THE HAUNTED CHAMBER.
Now it is quite certain that Popham did not become Chief Justice until 1592, when Darell had been in his grave nearly three years, and could not therefore have done so. He was, it is true, Attorney-General at the time of Darell’s supposed crime, and, had there been a trial, and had he been bribed, could possibly have procured a nolle prosequi.
But Darell certainly made over the reversion of Littlecote to Popham in 1586, and Popham took possession upon Darell’s decease. The story of this transaction being the bribe in question we owe to Aubrey, the county historian (or rather, the county gossip), who actually gives an account of the trial and says, “Sir John Popham gave sentence according to law, but being a great person and a favourite, he pronounced a noli prosequi.”
More to the point is the fact that Darell, in 1583, offered Lord Chancellor Bromley the then large sum of £5000 to be “his good friend.”

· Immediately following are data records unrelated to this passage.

static TailDims tail_dims(const cvae_bottleneck_dims* q, int KS, int P);
static bool dims_ok(const cvae_bottleneck_dims* q) {
    if (!q) return false;
    if (q->M < 1 || q->M > BN_MAXM) return false;
    if (q->C < 64 || q->C % 64 || q->D < 1 || q->H < 1 || q->W < 1 || q->OD < 1 || q->OH < 1 || q->OW < 1) return false;
    if (q->D % q->OD || q->H % q->OH || q->W % q->OW) return false;
    if (q->m_dim < 1 || q->t_dim < 1 || q->N1 < 4 || q->N2 < 1 || q->Z < 1 || q->HM < 1 || q->HM > 1024) return false;
    if (q->Z + q->m_dim > 128 || q->N1 > 4096 || q->N2 > 2048 || q->t_dim > 65536) return false;
    const TailDims d = tail_dims(q, 0, 0);
    const int MT = mt_of(d.M), K4 = d.Z + d.DM;
    const size_t need[] = {mech_fwd_lds(d) + fwd_partial_static(MT), fc2_fwd_lds(d), mulv_fwd_lds(d), dec_input_fwd_lds(d.M, K4), dec_input_bwd_lds(d.M, K4),
                           mulv_bwd_lds(d), fc2_bwd_lds(d), mech_bwd_lds(d) + bwd_colwise_static(MT), bn_finish_lds(d)};
    for (size_t b : need)
        if (b > CVAE_LDS_MAX) return false;
    return true;
}
static TailDims tail_dims(const cvae_bottleneck_dims* q, int KS, int P) {
    return TailDims{(int)q->M, (int)q->N1, (int)q->N2, (int)q->Z, (int)q->t_dim, (int)q->HM, (int)q->m_dim, KS, P, (int)(q->C * q->OD * q->OH * q->OW / 64)};
}
static int fwd_ksplit(int64_t K1) { int ks = (int)(K1 / BN_FWD_SLICE); return ks < 1 ? 1 : (ks > 8 ? 8 : ks); }
static int bwd_nsplit(int64_t N1) { int ns = (int)(N1 / BN_BWD_ROWS); return ns < 1 ? 1 : (ns > 64 ? 64 : ns); }

extern "C" int cvae_bottleneck_sizes(const cvae_bottleneck_dims* q, int64_t* K1, int64_t* K4, int64_t* fwd_partial_floats, int64_t* dzm_partial_floats,
                                     int64_t* dx_partial_floats) {
    if (!dims_ok(q)) return CVAE_E_BADSHAPE;
    const int64_t S = q->OD * q->OH * q->OW, F = q->C * S, k1 = F + q->m_dim + q->t_dim, k4 = q->Z + q->m_dim;
    if (K1) *K1 = k1;
    if (K4) *K4 = k4;
    if (fwd_partial_floats) *fwd_partial_floats = (int64_t)fwd_ksplit(k1) * q->M * q->N1;
    if (dzm_partial_floats) *dzm_partial_floats = (F / 64) * q->M * k4;
    if (dx_partial_floats) *dx_partial_floats = (int64_t)bwd_nsplit(q->N1) * q->M * F;
    return CVAE_OK;
}

extern "C" int cvae_bottleneck_bn_local_stats(const float* Wm0, const float* bm0, const float* t_onehot, const int64_t* t_labels, float* local_stats, int64_t M, int64_t t_dim,
                                              int64_t HM, void* stream) {
    if (M < 1 || M > BN_MAXM || t_dim < 1 || HM < 1 || HM > 1024) return CVAE_E_BADSHAPE;
    if (!Wm0 || !bm0 || !local_stats || (!t_onehot && !t_labels)) return CVAE_E_NULLPTR;
    hipLaunchKernelGGL(mech_bn_local_stats_kernel, dim3(1), dim3(256), 0, (hipStream_t)stream, Wm0, bm0, t_onehot, (const long long*)t_labels, local_stats, (int)M, (int)t_dim, (int)HM);
    CVAE_CHECK_LAUNCH();
    return CVAE_OK;
}
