__device__ __forceinline__ void flow_update_tile_unit(const FactorUnit& u, double* __restrict__ sA, double* __restrict__ sB,
                                                      int* __restrict__ ver, int* __restrict__ err, unsigned long long* __restrict__ trace) {
    const int tid = threadIdx.x, lane = tid & 63, w = tid >> 6;
    const int lr = lane & 15, lk = lane >> 4;
    const __amdgpu_buffer_rsrc_t rC = coh_rsrc(u.C), rA = coh_rsrc(u.A), rB = coh_rsrc(u.B);
    flow_wait_unit(ver, u, tid, err);
    if (trace && tid == 0) trace[1] = wall_clock64();
    constexpr int NBW = 7;
    const int nb = w < 9 ? 7 : 6, b0 = w < 9 ? 7 * w : 63 + 6 * (w - 9);
    constexpr int C2 = KS / 2, NCH = NB / KS;
    constexpr int NLD = (NB * C2 + kFlowFactorThreadsC - 1) / kFlowFactorThreadsC;
    double2 ra[NLD], rb[NLD];
    auto load_chunk = [&](int c) {
#pragma unroll
        for (int i = 0; i < NLD; ++i) {
            const int idx = tid + kFlowFactorThreadsC * i, row = min(idx / C2, NB - 1), c2 = idx % C2;
            ra[i] = tile_ld2<true>(u.A, rA, row * NB + KS * c + 2 * c2);
            rb[i] = tile_ld2<true>(u.B, rB, row * NB + KS * c + 2 * c2);
        }
    };
    load_chunk(0);
    double4_t acc[NBW];
#pragma unroll
    for (int q = 0; q < NBW; ++q) acc[q] = (double4_t){0.0, 0.0, 0.0, 0.0};
    double cv[NBW][4];
#pragma unroll
    for (int c = 0; c < NCH; ++c) {
        __syncthreads();
#pragma unroll
        for (int i = 0; i < NLD; ++i) {
            const int idx = tid + kFlowFactorThreadsC * i, row = idx / C2, c2 = idx % C2;
            if (idx < NB * C2) {
                sA[row * PS + 2 * c2] = ra[i].x; sA[row * PS + 2 * c2 + 1] = ra[i].y;
                sB[row * PS + 2 * c2] = rb[i].x; sB[row * PS + 2 * c2 + 1] = rb[i].y;
            }
        }
        if (c + 1 < NCH) {
            load_chunk(c + 1);
        } else {
            const bool first = (u.kind & kFlowFirstWriter) != 0;
#pragma unroll
            for (int q = 0; q < NBW; ++q) {
                const int b = min(b0 + q, 80), br = b / 9, bc = b - 9 * br;
#pragma unroll
                for (int r = 0; r < 4; ++r) cv[q][r] = first ? 0.0 : coh_ld1(rC, (16 * br + lk + 4 * r) * NB + 16 * bc + lr);
            }
        }
        __syncthreads();
#pragma unroll
        for (int q = 0; q < NBW; ++q) {
            if (q < nb) {
                const int b = b0 + q, br = b / 9, bc = b - 9 * br;
                const double* pa = sA + (16 * br + lr) * PS + lk;
                const double* pb = sB + (16 * bc + lr) * PS + lk;
#pragma unroll
                for (int kk = 0; kk < KS; kk += 4) acc[q] = __builtin_amdgcn_mfma_f64_16x16x4f64(pa[kk], pb[kk], acc[q], 0, 0, 0);
            }
        }
    }
#pragma unroll
    for (int q = 0; q < NBW; ++q) {
        if (q < nb) {
            const int b = b0 + q, br = b / 9, bc = b - 9 * br;
#pragma unroll
            for (int r = 0; r < 4; ++r) coh_st1(rC, (16 * br + lk + 4 * r) * NB + 16 * bc + lr, -1.0 * acc[q][r] + 1.0 * cv[q][r]);
        }
    }
    __builtin_amdgcn_s_waitcnt(0);
    __syncthreads();
    if (tid == 0) __hip_atomic_fetch_add(ver + u.pub, kFlowUnitsPerTile, __ATOMIC_RELAXED, __HIP_MEMORY_SCOPE_AGENT);
}

constexpr int kFlowFactorThreads = 768;
__global__ __launch_bounds__(kFlowFactorThreads) void k_factor_flow(const FactorUnit* __restrict__ units, int* __restrict__ ver,
                                                                     int* __restrict__ fail, int* __restrict__ err,
                                                                     unsigned long long* __restrict__ trace) {
    __shared__ double smem[(NLB + NBK) * BSZ];
    __shared__ int bad, sync_cnt;
    static_assert((16 + NB) * PS <= (NLB + NBK) * BSZ && 2 * 48 * kFlowPK <= (NLB + NBK) * BSZ && 2 * NB * PS <= (NLB + NBK) * BSZ, "the products' staging areas fit in the potrf's");
    static_assert(kFlowFactorThreadsC == kFlowFactorThreads, "one constant");
    const FactorUnit u = units[blockIdx.x];
    const int tid = threadIdx.x;
    if (trace) {
        trace += 3 * (size_t)blockIdx.x;
        if (tid == 0) trace[0] = wall_clock64();
    }
    const int kind = u.kind & 15;
    if (kind == 0) {
        flow_wait_unit(ver, u, tid, err);
        if (trace && tid == 0) trace[1] = wall_clock64();
        potrf_tile_mf<kFlowFactorThreads / 64, true>(u.C, const_cast<double*>(u.A), u.strip, fail, smem, smem + NLB * BSZ, &bad, &sync_cnt);
        __builtin_amdgcn_s_waitcnt(0);
        __syncthreads();
        if (tid == 0) __hip_atomic_fetch_add(ver + u.pub, kFlowUnitsPerTile, __ATOMIC_RELAXED, __HIP_MEMORY_SCOPE_AGENT);
    } else if (kind == 1) {
        flow_solve_unit(u, smem, smem + 16 * PS, ver, err, trace);
    } else if (kind == 3) {
        flow_update_tile_unit(u, smem, smem + NB * PS, ver, err, trace);
    } else {
        flow_update_unit(u, smem, smem + 48 * kFlowPK, ver, err, trace);
    }
    if (trace && tid == 0) trace[2] = wall_clock64();
}

__global__ __launch_bounds__(256) void k_tile_diag(const double* __restrict__ tiles, const int* __restrict__ diag_slot,
                                                     int nt, double* __restrict__ diag) {
    const int i = blockIdx.x * 256 + threadIdx.x;
    if (i >= nt * NB) return;
    const int I = i / NB, r = i - I * NB;
    diag[i] = tiles[(size_t)diag_slot[I] * (NB * NB) + (size_t)r * NB + r];
}

__global__ __launch_bounds__(256) void k_tile_add_diag(double* __restrict__ tiles, const int* __restrict__ diag_slot,
                                                         int n_valid, int n_total, double add_valid, double set_pad) {
    const int i = blockIdx.x * 256 + threadIdx.x;
    if (i >= n_total) return;
    const int I = i / NB, r = i - I * NB;
    double* d = tiles + (size_t)diag_slot[I] * (NB * NB) + (size_t)r * NB + r;
    if (i < n_valid) { if (add_valid != 0.0) *d += add_valid; }
    else *d = set_pad;
}

__global__ __launch_bounds__(256) void k_tile_scale_sym(const SymTile* __restrict__ list, double* __restrict__ tiles,
                                                          const double* __restrict__ scale) {
    const SymTile t = list[blockIdx.x];
    double* T = tiles + (size_t)t.slot * (NB * NB);
    const double* sr = scale + (size_t)t.I * NB;
    const double* sc = scale + (size_t)t.J * NB;
    for (int e = threadIdx.x; e < NB * NB; e += 256) {
        const int r = e / NB, c = e - r * NB;
        T[e] *= sr[r] * sc[c];
    }
}

__global__ __launch_bounds__(256) void k_vec_select(int n, const double* __restrict__ in, const int* __restrict__ cls, int mask,
                                                      double* __restrict__ out) {
    const int i = blockIdx.x * 256 + threadIdx.x;
    if (i < n) out[i] = ((mask >> cls[i / NB]) & 1) ? in[i] : 0.0;
}
__global__ __launch_bounds__(256) void k_vec_merge(int n, const double* __restrict__ src, const int* __restrict__ cls, int mask,
                                                     double* __restrict__ dst) {
    const int i = blockIdx.x * 256 + threadIdx.x;
    if (i < n && ((mask >> cls[i / NB]) & 1)) dst[i] = src[i];
}

__global__ __launch_bounds__(64) void k_gate(const int* __restrict__ arrived, int expected, long long max_ticks) {
    if (threadIdx.x != 0) return;
    const long long t0 = wall_clock64();
    while (__hip_atomic_load(arrived, __ATOMIC_RELAXED, __HIP_MEMORY_SCOPE_AGENT) < expected && wall_clock64() - t0 < max_ticks)
        __builtin_amdgcn_s_sleep(16);
}
void launch_gate(const int* arrived, int expected, int max_micros, hipStream_t s) {
    hipLaunchKernelGGL(k_gate, dim3(1), dim3(64), 0, s, arrived, expected, (long long)max_micros * 100);
}
void launch_factor_flow(const FactorUnit* units, int n_units, int* ver, int* fail, int* err, hipStream_t s, unsigned long long* trace) {
    if (n_units <= 0) return;
    hipLaunchKernelGGL(k_factor_flow, dim3(n_units), dim3(kFlowFactorThreads), 0, s, units, ver, fail, err, trace);
}
void launch_potrf_inv(const PotrfTask* tasks, int n, int* fail, hipStream_t s, int* arrived) {
    if (n <= 0) return;
    hipLaunchKernelGGL(k_potrf_inv_mf<12>, dim3(n), dim3(768), 0, s, tasks, fail, arrived);
}
void launch_tile_gemm_nt(const GemmTask* tasks, int n, double alpha, double beta, hipStream_t s, bool tri_b) {
    if (n <= 0) return;
    if (n <= kGemmSmallMax) {
        if (beta != 0.0) hipLaunchKernelGGL(k_tile_gemm_nt_small, dim3(9 * n), dim3(192), 0, s, tasks, 9 * n, alpha, beta);
        else hipLaunchKernelGGL(k_tile_gemm_nt_small_strip, dim3(3 * n), dim3(576), 0, s, tasks, 3 * n, alpha, beta);
        return;
    }
    const int units = n * NSTRIP, per_xcd = (units + 7) / 8;
    if (tri_b) hipLaunchKernelGGL(k_tile_gemm_nt<true>, dim3(8 * per_xcd), dim3(256), 0, s, tasks, units, alpha, beta);
    else hipLaunchKernelGGL(k_tile_gemm_nt<false>, dim3(8 * per_xcd), dim3(256), 0, s, tasks, units, alpha, beta);
}
void launch_tri_step(bool trans, const TriTask* tasks, int n, double* vwork, double* vout, hipStream_t s) {
    if (n <= 0) return;
    const int grid = 8 * ((n + 7) / 8);
    if (trans) hipLaunchKernelGGL(k_tri_step<true>, dim3(grid), dim3(256), 0, s, tasks, n, vwork, vout);
    else hipLaunchKernelGGL(k_tri_step<false>, dim3(grid), dim3(256), 0, s, tasks, n, vwork, vout);
}
__global__ __launch_bounds__(256) void k_occupy_cu(long long ticks_100mhz, int* started) {
    __shared__ char hog[156 * 1024];
    if (threadIdx.x == 0) {
        hog[blockIdx.x & 1023] = 1;
        __hip_atomic_fetch_add(started, 1, __ATOMIC_RELAXED, __HIP_MEMORY_SCOPE_SYSTEM);
        const long long t0 = (long long)__builtin_amdgcn_s_memrealtime();
        while ((long long)__builtin_amdgcn_s_memrealtime() - t0 < ticks_100mhz) __builtin_amdgcn_s_sleep(32);
        if (hog[(blockIdx.x + 7) & 1023] == 77) started[1] = 1;
    }
    __syncthreads();
}
void launch_occupy_cus(int n, int micros, int* started, hipStream_t s) {
    if (n > 0) hipLaunchKernelGGL(k_occupy_cu, dim3(n), dim3(256), 0, s, (long long)micros * 100, started);
}
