int f3d_solve_sweep_phi_ksi(f3d_devptr frame_0, f3d_devptr frame_1, f3d_devptr flow_u, f3d_devptr flow_v, f3d_devptr flow_w,
                            f3d_devptr flow_du, f3d_devptr flow_dv, f3d_devptr flow_dw, f3d_devptr phi, f3d_devptr ksi,
                            size_t width, size_t height, size_t depth, float hx, float hy, float hz, float equation_alpha,
                            float equation_smoothness, float equation_data, f3d_devptr temp_du, f3d_devptr temp_dv,
                            f3d_devptr temp_dw, f3d_devptr phi_next, f3d_devptr ksi_next, const f3d_slab* slab);

int f3d_solve_sweep_phi_ksi_edges(f3d_devptr frame_0, f3d_devptr frame_1, f3d_devptr flow_u, f3d_devptr flow_v, f3d_devptr flow_w,
                                  f3d_devptr flow_du, f3d_devptr flow_dv, f3d_devptr flow_dw, f3d_devptr phi, f3d_devptr ksi,
                                  size_t width, size_t height, size_t depth, float hx, float hy, float hz, float equation_alpha,
                                  float equation_smoothness, float equation_data, f3d_devptr temp_du, f3d_devptr temp_dv,
                                  f3d_devptr temp_dw, f3d_devptr phi_next, f3d_devptr ksi_next, const f3d_slab* slab,
                                  int keep_below, int keep_above);

int f3d_fused_launches_march_along_y(size_t width, size_t height, size_t depth);

int f3d_solve_sweep3(f3d_devptr frame_0, f3d_devptr frame_1, f3d_devptr flow_u, f3d_devptr flow_v, f3d_devptr flow_w,
                     f3d_devptr flow_du, f3d_devptr flow_dv, f3d_devptr flow_dw, f3d_devptr phi, f3d_devptr ksi, size_t width,
                     size_t height, size_t depth, float hx, float hy, float hz, float equation_alpha, f3d_devptr temp_du,
                     f3d_devptr temp_dv, f3d_devptr temp_dw, const f3d_slab* slab);
int f3d_solve_sweep2_phi_ksi(f3d_devptr frame_0, f3d_devptr frame_1, f3d_devptr flow_u, f3d_devptr flow_v, f3d_devptr flow_w,
                             f3d_devptr flow_du, f3d_devptr flow_dv, f3d_devptr flow_dw, f3d_devptr phi, f3d_devptr ksi, size_t width,
                             size_t height, size_t depth, float hx, float hy, float hz, float equation_alpha,
                             float equation_smoothness, float equation_data, f3d_devptr temp_du, f3d_devptr temp_dv,
                             f3d_devptr temp_dw, f3d_devptr phi_next, f3d_devptr ksi_next, const f3d_slab* slab);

Those who are interested in the Darell story are equally divided as to his general character. One would have us believe that he was a Model Squire, who fished for trout, took an enthralling interest in his flower-garden, and if he did not always come home to tea (because tea not having at that period been introduced, it was impossible to do so), was content with a modest pint of claret at dinner, and spent the rest of the evening in reading what improving literature was to be had in the Elizabethan age; which, I fear, judging from the general character of the time, was of a somewhat meagre nature.
THE REAL DARELL
The real Darell was not quite like that picture. We already know that he had one mistress at Littlecote, and then there was Lady Anne Hungerford, an elderly charmer, whom by some means Wild Will had seduced from her husband, and whose letters, still preserved, to her “deare Dorrell” are not so improving as the recipient’s other reading. One learns from these choice communications that Lady Anne had been accused of murder, adultery, and trying to poison her husband; and, under the circumstances, it seems quite likely that all these charges were well-founded, even though she says that “luker and gaine makes many dissembling and hollow hearts” (which sounds like one of the admirable copy-book maxims of our youth), and that she anticipates being cleared from suspicion of these “vill and abomynabell practiscis.” Add to these hot-blooded intrigues the extravagances which, together with his litigious disposition, served to ruin his estate and to bring him into disfavour with his neighbours, and we obtain the genesis of all the ill-favoured legends of this picturesque figure of the Elizabethan era.